Dr. Mooi and Daniel Peeper of the Netherlands Cancer Institute in Amsterdam showed that the phenomenon explains what happens in moles. Mole cells have a cancer gene, BRAF, that makes them divide. BRAF then turns on another gene, p16, that makes them stop dividing forever.

Dr. Leonard Zon and Elizabeth Patton of Children’s Hospital, Dr. Fisher, and their colleagues produced moles in zebrafish by giving them the BRAF gene. Next they tried the same experiment in zebrafish that lacked a gene, p53, that prevented the BRAF gene from activating the cell’s brakes on cell division. The result was a malignant cancer, moles that quickly turned into deadly melanomas.
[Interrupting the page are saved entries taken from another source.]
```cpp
template<int REL> struct Rel { static constexpr int value = REL; };
template<class FORM, int EMIT, bool HI, bool STAGE>
__global__ void __launch_bounds__(FR_BLOCK, 8) k_frontier_step(IndexView A, IndexView B, FrontierView f)
{
  frontier_step_body<EMIT, HI, false, false, STAGE, FORM::value>(A, B, f);
}

__global__ void __launch_bounds__(BLOCK_THREADS) k_frontier_prep(const u64* seg_prefix, u64 nseg, u32* first_seg, u64* emit_base, u64 step)
{
  u64 sgm = (u64)blockIdx.x * BLOCK_THREADS + threadIdx.x;
  if(sgm == 0) { emit_base[step + 1] = emit_base[step] + seg_prefix[nseg]; }
  if(sgm >= nseg) { return; }
  u64 begin = seg_prefix[sgm], end = seg_prefix[sgm + 1];
  u64 b = (begin + FR_BLOCK - 1) / FR_BLOCK;
  if(b * FR_BLOCK < end) { first_seg[b] = (u32)sgm; }
}

constexpr u64 FRONTIER_SCAN_TILES = 8192;
constexpr u64 FRONTIER_SCAN1_TILES = 1024;

__global__ void __launch_bounds__(BLOCK_THREADS) k_frontier_scan(const u64* seg_len, const u64* partial, u64 nseg, u64* seg_prefix, u32* first_seg,
  u64* emit_base, u64 step, u64* host_n)
{
  __shared__ u64 lds[BLOCK_THREADS / WAVE];
  const u64 n = nseg + 1;
  u64 c = 0;
  for(u64 k = threadIdx.x; k < blockIdx.x; k += BLOCK_THREADS) { c += partial[k]; }
  const u64 carry = block_reduce<0>(c, lds);
  const u64 base = (u64)blockIdx.x * SCAN_TILE + (u64)threadIdx.x * SCAN_ITEMS;
  u64 item[SCAN_ITEMS];
  u64 acc = 0;
#pragma unroll
  for(int k = 0; k < SCAN_ITEMS; k++) { item[k] = seg_len[base + k < n ? base + k : n - 1]; }
#pragma unroll
  for(int k = 0; k < SCAN_ITEMS; k++) { if(base + k >= n) { item[k] = 0; } acc += item[k]; }
  const u64 incl = wave_incl_sum(acc);
  const u64 wave_total = shfl_u64(incl, WAVE - 1);
  u64 excl = shfl_up_u64(incl, 1);
  if(lane_id() == 0) { excl = 0; }
  if(lane_id() == 0) { lds[threadIdx.x >> 6] = wave_total; }
  __syncthreads();
  u64 run = carry + excl;
  for(int k = 0; k < (int)(threadIdx.x >> 6); k++) { run += lds[k]; }
  for(int k = 0; k < SCAN_ITEMS; k++)
  {
    const u64 idx = base + k;
    if(idx < n)
    {
      seg_prefix[idx] = run;
      if(idx < nseg)
      {
        const u64 b = (run + FR_BLOCK - 1) / FR_BLOCK;
        if(b * FR_BLOCK < run + item[k]) { first_seg[b] = (u32)idx; }
      }
      else { emit_base[step + 1] = emit_base[step] + run; if(host_n) { *host_n = run; } }
    }
    run += item[k];
  }
}

__global__ void __launch_bounds__(BLOCK_THREADS) k_frontier_scan1(const u64* seg_len, unsigned long long* tile_total, u32 tag, u64 nseg, u64* seg_prefix, u32* first_seg,
  u64* emit_base, u64 step, u64* host_n)
{
  __shared__ u64 lds[BLOCK_THREADS / WAVE];
  const u64 n = nseg + 1;
  const u64 base = (u64)blockIdx.x * SCAN_TILE + (u64)threadIdx.x * SCAN_ITEMS;
  u64 item[SCAN_ITEMS];
  u64 acc = 0;
#pragma unroll
  for(int k = 0; k < SCAN_ITEMS; k++) { item[k] = seg_len[base + k < n ? base + k : n - 1]; }
#pragma unroll
  for(int k = 0; k < SCAN_ITEMS; k++) { if(base + k >= n) { item[k] = 0; } acc += item[k]; }
  const u64 incl = wave_incl_sum(acc);
  const u64 wave_total = shfl_u64(incl, WAVE - 1);
  u64 excl = shfl_up_u64(incl, 1);
  if(lane_id() == 0) { excl = 0; }
  if(lane_id() == 0) { lds[threadIdx.x >> 6] = wave_total; }
  __syncthreads();
  u64 before_waves = 0, tile_sum = 0;
  for(int k = 0; k < BLOCK_THREADS / WAVE; k++) { if(k < (int)(threadIdx.x >> 6)) { before_waves += lds[k]; } tile_sum += lds[k]; }
  if(threadIdx.x == 0) { __hip_atomic_store(&tile_total[blockIdx.x], ((unsigned long long)tag << 32) | (unsigned long long)tile_sum, __ATOMIC_RELAXED, __HIP_MEMORY_SCOPE_AGENT); }
  __syncthreads();
  u64 c = 0;
  for(u64 k = threadIdx.x; k < blockIdx.x; k += BLOCK_THREADS)
  {
    unsigned long long w;
    do { w = __hip_atomic_load(&tile_total[k], __ATOMIC_RELAXED, __HIP_MEMORY_SCOPE_AGENT); } while((u32)(w >> 32) != tag);
    c += (u32)w;
  }
  const u64 carry = block_reduce<0>(c, lds);
  u64 run = carry + before_waves + excl;
  for(int k = 0; k < SCAN_ITEMS; k++)
  {
    const u64 idx = base + k;
    if(idx < n)
    {
      seg_prefix[idx] = run;
      if(idx < nseg)
      {
        const u64 b = (run + FR_BLOCK - 1) / FR_BLOCK;
        if(b * FR_BLOCK < run + item[k]) { first_seg[b] = (u32)idx; }
      }
      else { emit_base[step + 1] = emit_base[step] + run; if(host_n) { *host_n = run; } }
    }
    run += item[k];
  }
}

constexpr u32 BOUND_SEG = 2048;

__global__ void __launch_bounds__(BLOCK_THREADS) k_bound_seg_min(const u32* bound, u64 ntiles, u64 nsegs, u32* segmin)
{
  __shared__ u32 lds[BLOCK_THREADS / WAVE];
  const u64 t = blockIdx.y, sg = blockIdx.x;
  const u32* row = bound + t * (ntiles + 1);
  u32 m = 0xFFFFFFFFu;
  for(u64 idx = sg * BOUND_SEG + threadIdx.x; idx < ntiles && idx < (sg + 1) * BOUND_SEG; idx += BLOCK_THREADS) { const u32 v = row[idx]; m = (v < m ? v : m); }
  m = 0xFFFFFFFFu - (u32)wave_max((u64)(0xFFFFFFFFu - m));
  if(lane_id() == 0) { lds[threadIdx.x >> 6] = m; }
  __syncthreads();
  if(threadIdx.x == 0)
  {
    for(int k = 1; k < BLOCK_THREADS / WAVE; k++) { m = (lds[k] < m ? lds[k] : m); }
    segmin[t * nsegs + sg] = m;
  }
}

__global__ void __launch_bounds__(BLOCK_THREADS) k_bound_suffix_min(u32* bound, u64 ntiles, u64 nsegs, const u32* segmin, const u64* emit_base)
{
// ... 173 lines not shown
```

### bwt-merge_amd/csrc/kernels/search_range.hip.h

```cpp
#pragma once

constexpr u32 RANGE_INLINE_WORDS = 4;
constexpr u32 RANGE_PIECE_WORDS = 2048;
constexpr u32 RANGE_EXPAND_INLINE = 48;
constexpr u32 RANGE_EXPAND_PIECE = 1024;

struct RangePiece { u64 first; u64 count; u64 aux; u64 dst; };

__device__ inline void range_set_bits(u32* bits, u64 p0, u64 p1)
{
  for(u64 w = p0 >> 5; w <= ((p1 - 1) >> 5); w++)
  {
    const u64 lo = (w << 5 > p0 ? w << 5 : p0), hi = (((w + 1) << 5) < p1 ? (w + 1) << 5 : p1);
    const u32 n = (u32)(hi - lo), sh = (u32)(lo & 31);
    const u32 mask = (n == 32 ? 0xFFFFFFFFu : ((1u << n) - 1u) << sh);
    atomicOr(bits + w, mask);
  }
}

__global__ void __launch_bounds__(BLOCK_THREADS) k_range_init(u64* sp, u64* r, u64* cnt, u64 seq_first, u64 count, u64 m_a)
{
  if(blockIdx.x == 0 && threadIdx.x == 0) { sp[0] = seq_first; r[0] = m_a; cnt[0] = count; }
}
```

The same sort of thing happens in the prostate, Dr. Pandolfi discovered. In prostate glands removed from men with early prostate cancer, he saw cancer cells, of course, but he also saw something else: tumors that were the molecular equivalent of moles, made up of senescent cells.

The investigators began asking why those senescent cells in the prostate glands had stopped dividing. The story was the same as in moles. First the cells lose a normal gene, PTEN, that is often missing in prostate cancer. The effect is the same as knocking out a normal gene with a mutation that creates a cancer gene. Without PTEN, cells grow aberrantly. Then the cells turn on their p53 gene. That halts their division forever.

Dr. Pandolfi and his colleagues reproduced the effect in mouse prostates, creating molelike tumors there. Then they asked what would happen in mouse prostates if cells lost not only PTEN but also p53, the fail-safe gene.

“This tumor was now devastating,” Dr. Pandolfi said. “It was a tremendously aggressive tumor. It would kill the mouse in a few months.”

Now he wants to find treatments that revert cancers back to a molelike state.